Sebbene negli ultimi mesi il flusso di migranti sub sahariani lungo il confine tunisino-libico sia cresciuto (migranti che vengono in Tunisia per trovare lavoro e raccogliere i soldi per pagare i passeur), ad oggi i protagonisti della rotta restano i giovani tunisini che, stretti nella morsa di una economia impoverita e di un clima politico asfissiante, fuggono a bordo dei social media prima ancora che delle imbarcazioni di fortuna”.
(da “Huffingtonpost”)
Sicurezza è sviluppo, investimenti che diano speranza, cioè lavoro, a popoli giovani. Vanno in questa direzione i finanziamenti per 5,5 miliardi di euro che saranno assegnati alla Tunisia da otto fondi internazionali. Le istituzioni coinvolte nell’iniziativa sono l’Agenzia francese per lo sviluppo, la Banca africana per lo sviluppo, la Banca europea per gli investimenti, la Banca Mondiale, il Fondo monetario internazionale, la Banca europea per la ricostruzione e lo sviluppo, la Banca tedesca per lo sviluppo, la Società finanziaria internazionale. I fondi, ha spiegato il commissario europeo per la Politica di vicinato e i negoziati per l’allargamento Johannes Hahn, serviranno a sostenere il Paese nel corso del processo di costruzione democratica, e risponde, in termini concreti e vincolanti, all’appello del presidente tunisino Beji Caid Essebsi ai partner della Tunisia affinchè appoggiassero la giovane democrazia tunisina in un passaggio di estrema delicatezza. “L’Italia ha giustamente portato a Bruxelles la necessità di destinare una parte significativa dell’Africa Fund Ue a sostegno dei Paesi della Sponda Sud del Mediterraneo, questa è una battaglia che potremmo condurre assieme”, afferma la fonte diplomatica.
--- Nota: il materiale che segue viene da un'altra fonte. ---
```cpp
int accv_draw_polylines_multiscale_f32(float* const* heatmaps, const int* heights, const int* widths, const float* strides,
                                       int num_scales, int batch, const float* polylines_xy, int lanes, int points,
                                       const void* point_counts, const void* lane_counts, int num_samples, int radius,
                                       float diameter_to_sigma_factor, float k_scale, unsigned flags, void* stream_)
{
    hipStream_t stream = static_cast<hipStream_t>(stream_);
    constexpr const char* who = "draw_polylines_multiscale";
    if (int rc = check_scale_arrays(who, heatmaps, heights, widths, strides, num_scales)) return rc;
    if (batch < 0) return accv::fail(ACCV_EINVAL, "draw_polylines_multiscale: negative batch");
    if (batch == 0) return ACCV_OK;
    if (radius < 0) return accv::fail(ACCV_EINVAL, "draw_polylines_multiscale: negative radius");
    const FusedLaneShape shape = fused_lane_shape(heights, widths, num_scales, batch, lanes, points, num_samples);
    if (!shape.ok)
        return accv::fail(ACCV_EINVAL, "draw_polylines_multiscale: shape outside the fused kernel (1..64 points per polyline, "
                                       "lanes x points rounded up to a power of two <= %d, samples <= (points - 1) x that power "
                                       "of two / 2, fine scales in the majority: accv_draw_polylines_fused_applicable); use "
                                       "accv_polyline_sample_boxes + accv_draw_points_multiscale_f32", kLaneRounds * 64);
    if (!polylines_xy || !lane_counts)
        return accv::fail(ACCV_EINVAL, "draw_polylines_multiscale: null polylines / lane_counts");
    if (reinterpret_cast<uintptr_t>(polylines_xy) & 7u)
        return accv::fail(ACCV_EINVAL, "draw_polylines_multiscale: polylines need 8-byte alignment");
    const bool clear = (flags & ACCV_HM_CLEAR) != 0;

    SplatParams proto = multiscale_proto(lane_counts, lanes, diameter_to_sigma_factor, k_scale, flags);
    proto.radius = radius;
    FusedLaneParams fp{};
    const long long tiles = setup_scales(fp.mp, proto, heatmaps, heights, widths, strides, num_scales, batch, kSmallTH,
                                         flags, who, "");
    if (tiles <= 0) return (int)tiles;
    if (tiles > INT_MAX) return accv::fail(ACCV_EINVAL, "draw_polylines_multiscale: %lld tiles exceed the grid limit", tiles);
    fp.lp.points = reinterpret_cast<const float2*>(polylines_xy);
    fp.lp.point_counts = point_counts;
    fp.lp.L = lanes;
    fp.lp.P = points;
    fp.lp.S = num_samples;
    fp.lp.p2_shift = shape.p2_shift;
    fp.lp.counts_i64 = (flags & ACCV_HM_POINT_COUNTS_I64) ? 1 : 0;
    const int sm = multiscale_store_mode(flags);
    const dim3 grid((unsigned)tiles), block(64);
    with_variant(clear, sm == kStoreWriteThrough, [&](auto CL, auto SM) {
        hipLaunchKernelGGL((lane_raster_multi_kernel<CL, SM>), grid, block, 0, stream, fp);
    });
    note_dispatch("lane_raster_multi_kernel", 4, 8, clear, sm, grid, block);
    return accv::check_launch("draw_heatmap fused lane raster kernel");
}

int accv_heatmap_targets_from_boxes_f32(const float* centers_xy, const float* boxes_xyxy, long long num_objects,
                                        float stride, int32_t* out_centers, int32_t* out_radii, void* stream_)
{
    hipStream_t stream = static_cast<hipStream_t>(stream_);
    if (num_objects < 0) return accv::fail(ACCV_EINVAL, "targets_from_boxes: negative count");
    if (num_objects == 0) return ACCV_OK;
    if (!centers_xy || !boxes_xyxy || !out_centers || !out_radii)
        return accv::fail(ACCV_EINVAL, "targets_from_boxes: null pointer");
    if ((reinterpret_cast<uintptr_t>(boxes_xyxy) & 15u) || (reinterpret_cast<uintptr_t>(centers_xy) & 7u) ||
        (reinterpret_cast<uintptr_t>(out_centers) & 7u))
        return accv::fail(ACCV_EINVAL, "targets_from_boxes: centres need 8-byte and boxes 16-byte alignment");
    const unsigned grid = (unsigned)std::min<long long>((num_objects + 255) / 256, 4096);
    hipLaunchKernelGGL(targets_from_boxes_kernel, dim3(grid), dim3(256), 0, stream,
                       reinterpret_cast<const float2*>(centers_xy), reinterpret_cast<const float4*>(boxes_xyxy),
                       num_objects, stride, reinterpret_cast<int2*>(out_centers), out_radii);
    return accv::check_launch("targets_from_boxes");
}

int accv_heatmap_targets_from_points_f32(const float* points_xy, long long num_points, float stride, int radius,
                                         int32_t* out_centers, int32_t* out_radii, void* stream_)
{
    hipStream_t stream = static_cast<hipStream_t>(stream_);
    if (num_points < 0) return accv::fail(ACCV_EINVAL, "targets_from_points: negative count");
    if (num_points == 0) return ACCV_OK;
    if (!points_xy || !out_centers || !out_radii) return accv::fail(ACCV_EINVAL, "targets_from_points: null pointer");
    if ((reinterpret_cast<uintptr_t>(points_xy) & 7u) || (reinterpret_cast<uintptr_t>(out_centers) & 7u))
        return accv::fail(ACCV_EINVAL, "targets_from_points: points and centres need 8-byte alignment");
    const unsigned grid = (unsigned)std::min<long long>((num_points + 255) / 256, 4096);
    hipLaunchKernelGGL(targets_from_points_kernel, dim3(grid), dim3(256), 0, stream,
                       reinterpret_cast<const float2*>(points_xy), num_points, stride, radius,
                       reinterpret_cast<int2*>(out_centers), out_radii);
    return accv::check_launch("targets_from_points");
}

int accv_fill_f32(float* dst, size_t count, float value, void* stream_)
{
    hipStream_t stream = static_cast<hipStream_t>(stream_);
    if (count == 0) return ACCV_OK;
    if (!dst) return accv::fail(ACCV_EINVAL, "fill: null pointer");
    size_t head = 0;
    while (((reinterpret_cast<uintptr_t>(dst + head)) & 15u) && head < count) ++head;
    if (head) hipLaunchKernelGGL(fill_tail_kernel, dim3(1), dim3(64), 0, stream, dst, head, value);
    const size_t n4 = (count - head) / 4;
    for (size_t done = 0; done < n4;) {
        const size_t part = std::min(n4 - done, (size_t)0x7fffffff * 256);
        hipLaunchKernelGGL(fill_kernel, dim3((unsigned)((part + 255) / 256)), dim3(256), 0, stream,
                           reinterpret_cast<float4*>(dst + head) + done, part, value);
        done += part;
    }
    const size_t tail = count - head - n4 * 4;
    if (tail) hipLaunchKernelGGL(fill_tail_kernel, dim3(1), dim3(64), 0, stream, dst + head + n4 * 4, tail, value);
    return accv::check_launch("fill");
}

}
```

accv-lab_amd/csrc/splat_common.h:

```cpp
#pragma once
#include <hip/hip_runtime.h>

#include <cstdint>

#include "accv_common.h"

namespace {

constexpr int kWavesPerGroup = 1;
constexpr int kBoxTileR = 8;
constexpr int kCand = 64;
constexpr float kLog2e = 1.4426950408889634f;

constexpr int kSrcObjects = 0;
constexpr int kSrcFloatBoxes = 1;
constexpr int kSrcPoints = 2;
constexpr int kStorePlain = 0;
constexpr int kStoreWriteThrough = 4;
constexpr int kStoreAdaptive = 5;

struct SplatParams {
    float* hm;
    const int32_t* centers;
    const int32_t* radii;
    const int32_t* labels;
    const void* counts;
    const int32_t* plane_off;
    int H, W;
    int n_max;
    int n_classes;
    int tiles_x, tiles_y;
    long long n_tiles;
    float factor, k;
    int counts_i64;
    int grid3d;
    float dense_area;
    const float* centers_f;
    const float* boxes_f;
    float stride;
    int radius, n_groups;
#ifdef ACCV_SPLAT_STAMPS
    unsigned long long* stamps;
    long long stamp_records;
#endif
};

constexpr int kMaxScales = 4;
struct MultiParams {
    SplatParams scale[kMaxScales];
    long long tile_begin[kMaxScales + 1];
    int n_scales;
};

struct __attribute__((aligned(16))) Hit {
    int x, y;
    float c2;
    unsigned box;
};

template <int PX>
struct Vec;
typedef float vfloat4 __attribute__((ext_vector_type(4)));
template <>
struct Vec<4> {
    using type = vfloat4;
};
template <>
struct Vec<1> {
    using type = float;
};

__device__ __forceinline__ float raw_exp2(float x) { return __builtin_amdgcn_exp2f(x); }

__device__ __forceinline__ float max_skip_nan(float acc, float v)
{
    float r;
    asm("v_max_f32 %0, %1, %2" : "=v"(r) : "v"(acc), "v"(v));
    return r;
}

struct TileCtx {
    int tx0, ty0, tx1, ty1;
    long long plane;
    const int2* centers2;
    const int32_t* radii;
    const int32_t* labels;
    const float2* centers_f;
    const float4* boxes_f;
    float4 box0;
    float stride;
    int radius;
    int n, cls;
};

template <bool SCALAR_COUNT = false>
__device__ __forceinline__ void plane_objects(const SplatParams& p, TileCtx& t);

template <int TW, int TH, int WPG, bool SCALAR_COUNT = false>
__device__ __forceinline__ bool locate_tile(const SplatParams& p, int wave, TileCtx& t, long long linear_group)
{
    int tx, ty;
    if (p.grid3d) {
        tx = blockIdx.x * WPG + wave;
        ty = blockIdx.y;
        t.plane = blockIdx.z;
        if (tx >= p.tiles_x) return false;
    } else {
        const long long tile = linear_group * WPG + wave;
        if (tile >= p.n_tiles) return false;
        if (p.n_tiles <= 0x7fffffffll) {
            const unsigned t32 = (unsigned)tile, t2 = t32 / (unsigned)p.tiles_x;
            tx = (int)(t32 - t2 * (unsigned)p.tiles_x);
            const unsigned pl = t2 / (unsigned)p.tiles_y;
            ty = (int)(t2 - pl * (unsigned)p.tiles_y);
            t.plane = pl;
        } else {
            tx = (int)(tile % p.tiles_x);
            const long long t2 = tile / p.tiles_x;
            ty = (int)(t2 % p.tiles_y);
            t.plane = t2 / p.tiles_y;
        }
    }
    t.tx0 = tx * TW;
    t.ty0 = ty * TH;
    t.tx1 = min(t.tx0 + TW, p.W);
    t.ty1 = min(t.ty0 + TH, p.H);
    plane_objects<SCALAR_COUNT>(p, t);
    return true;
}

template <bool SCALAR_COUNT>
__device__ __forceinline__ void plane_objects(const SplatParams& p, TileCtx& t)
{
    long long obj_base;
    t.cls = -1;
    if (p.plane_off) {
        const int o0 = p.plane_off[t.plane];
        obj_base = o0;
        t.n = p.plane_off[t.plane + 1] - o0;
    } else {
        long long s = t.plane;
        if (p.n_classes > 0) {
            s = t.plane / p.n_classes;
            t.cls = (int)(t.plane - s * p.n_classes);
        }
        long long cnt;
        if constexpr (SCALAR_COUNT) {
            if (p.n_groups > 0)
                t.box0 = reinterpret_cast<const float4*>(p.boxes_f)[t.plane * p.n_groups + min((int)(threadIdx.x & 63), p.n_groups - 1)];
            using ConstI32 = const __attribute__((address_space(4))) int;
            using ConstI64 = const __attribute__((address_space(4))) long long;
            const uintptr_t base = reinterpret_cast<uintptr_t>(p.counts);
            cnt = p.counts_i64 ? reinterpret_cast<ConstI64*>(base)[s] : (long long)reinterpret_cast<ConstI32*>(base)[s];
        } else {
            cnt = p.counts_i64 ? ((const long long*)p.counts)[s] : (long long)((const int*)p.counts)[s];
        }
        t.n = (int)max(0ll, min(cnt, (long long)p.n_max));
        obj_base = s * p.n_max;
    }
    t.centers2 = reinterpret_cast<const int2*>(p.centers) + obj_base;
    t.radii = p.radii + obj_base;
    t.labels = p.labels + obj_base;
    t.centers_f = reinterpret_cast<const float2*>(p.centers_f) + obj_base;
    t.boxes_f = reinterpret_cast<const float4*>(p.boxes_f) + (p.n_groups > 0 ? (t.plane * p.n_groups) : obj_base);
    t.stride = p.stride;
    t.radius = p.radius;
}

struct Cand {
    int x, y, r, label;
};
template <int SRC = kSrcObjects>
__device__ __forceinline__ Cand cull_load(const TileCtx& t, int base, int lane)
{
    const int cc = min(base + lane, t.n - 1);
    if constexpr (SRC == kSrcFloatBoxes) {
        const float2 c = t.centers_f[cc];
        const float4 b = t.boxes_f[cc];
        const float m = fminf(fminf(c.x - b.x, c.y - b.y), fminf(b.z - c.x, b.w - c.y));
        const bool pow2 = (__float_as_uint(t.stride) & 0x007fffffu) == 0u && t.stride > 1.0e-30f && t.stride < 1.0e30f;
        if (pow2) {
            const float inv = 1.0f / t.stride;
            int r = (int)ceilf(m * inv);
            if (r < 1) r = 1;
            return Cand{(int)(c.x * inv), (int)(c.y * inv), r, 0};
        }
        int r = (int)ceilf(__fdiv_rn(m, t.stride));
        if (r < 1) r = 1;
        return Cand{(int)__fdiv_rn(c.x, t.stride), (int)__fdiv_rn(c.y, t.stride), r, 0};
    } else if constexpr (SRC == kSrcPoints) {
        const float2 c = t.centers_f[cc];
        const bool bad = (c.x != c.x) || (c.y != c.y);
        if (bad) return Cand{0, 0, -1, 0};
        return Cand{(int)__fdiv_rn(c.x, t.stride), (int)__fdiv_rn(c.y, t.stride), t.radius, 0};
    } else {
        const int2 cxy = t.centers2[cc];
        return Cand{cxy.x, cxy.y, t.radii[cc], t.labels[cc]};
    }
}
__device__ __forceinline__ unsigned long long cull_test(const TileCtx& t, int base, int lane, const Cand& c)
{
    constexpr int kClampXY = 1 << 29, kClampR = 1 << 30;
    const int xc = min(max(c.x, -kClampXY), kClampXY), yc = min(max(c.y, -kClampXY), kClampXY);
    const int rc = min(c.r, kClampR);
    const bool hit = (base + lane < t.n) && (t.cls < 0 || c.label == t.cls) && c.r >= 0 && xc - rc < t.tx1 &&
                     xc + rc >= t.tx0 && yc - rc < t.ty1 && yc + rc >= t.ty0;
    return __ballot(hit);
}
template <int SRC = kSrcObjects>
__device__ __forceinline__ unsigned long long cull_round(const TileCtx& t, int base, int lane, int& x, int& y, int& r)
{
    const Cand c = cull_load<SRC>(t, base, lane);
    x = c.x;
    y = c.y;
    r = c.r;
    return cull_test(t, base, lane, c);
}
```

Massoud Romdhani presidente del Forum tunisino per i diritti economici e sociali (Ftdes), una Ong che aiuta i migranti dice ad HuffPost che “la pressione migratoria in Tunisia è “decuplicata” rispetto al 2017 rivelando che nel primo trimestre del 2018 i migranti tunisini sono stati oltre 3mila mentre l’anno scorso in oltre 15 mila hanno tentato di raggiungere l’Italia. Arrivano nelle aree di Porto Empedocle, Sciacca, Licata, nell’Agrigentino, su barconi di legno di 10-12 metri, che spesso vengono anche abbandonati. In alcuni casi gli occupanti delle imbarcazioni riescono a scendere e far perdere le loro tracce, in altri gli uomini della Guardia di Finanza o della Capitaneria di porto li hanno individuati. Più a ovest, verso Trapani o Mazara, gli immigrati sbarcano, invece, da gommoni che portano dalle 20 alle 40 persone alla volta. In alcuni casi, assieme agli esseri umani, sono stati recuperati anche carichi di sigarette o stupefacenti. A fuggire sono giovani senza futuro, che non rientrano nella categoria “galeotti”. Sono diversi i numeri che indicano la fragilità economica della Tunisia, costringendo la popolazione a condizioni di vita non più sostenibili.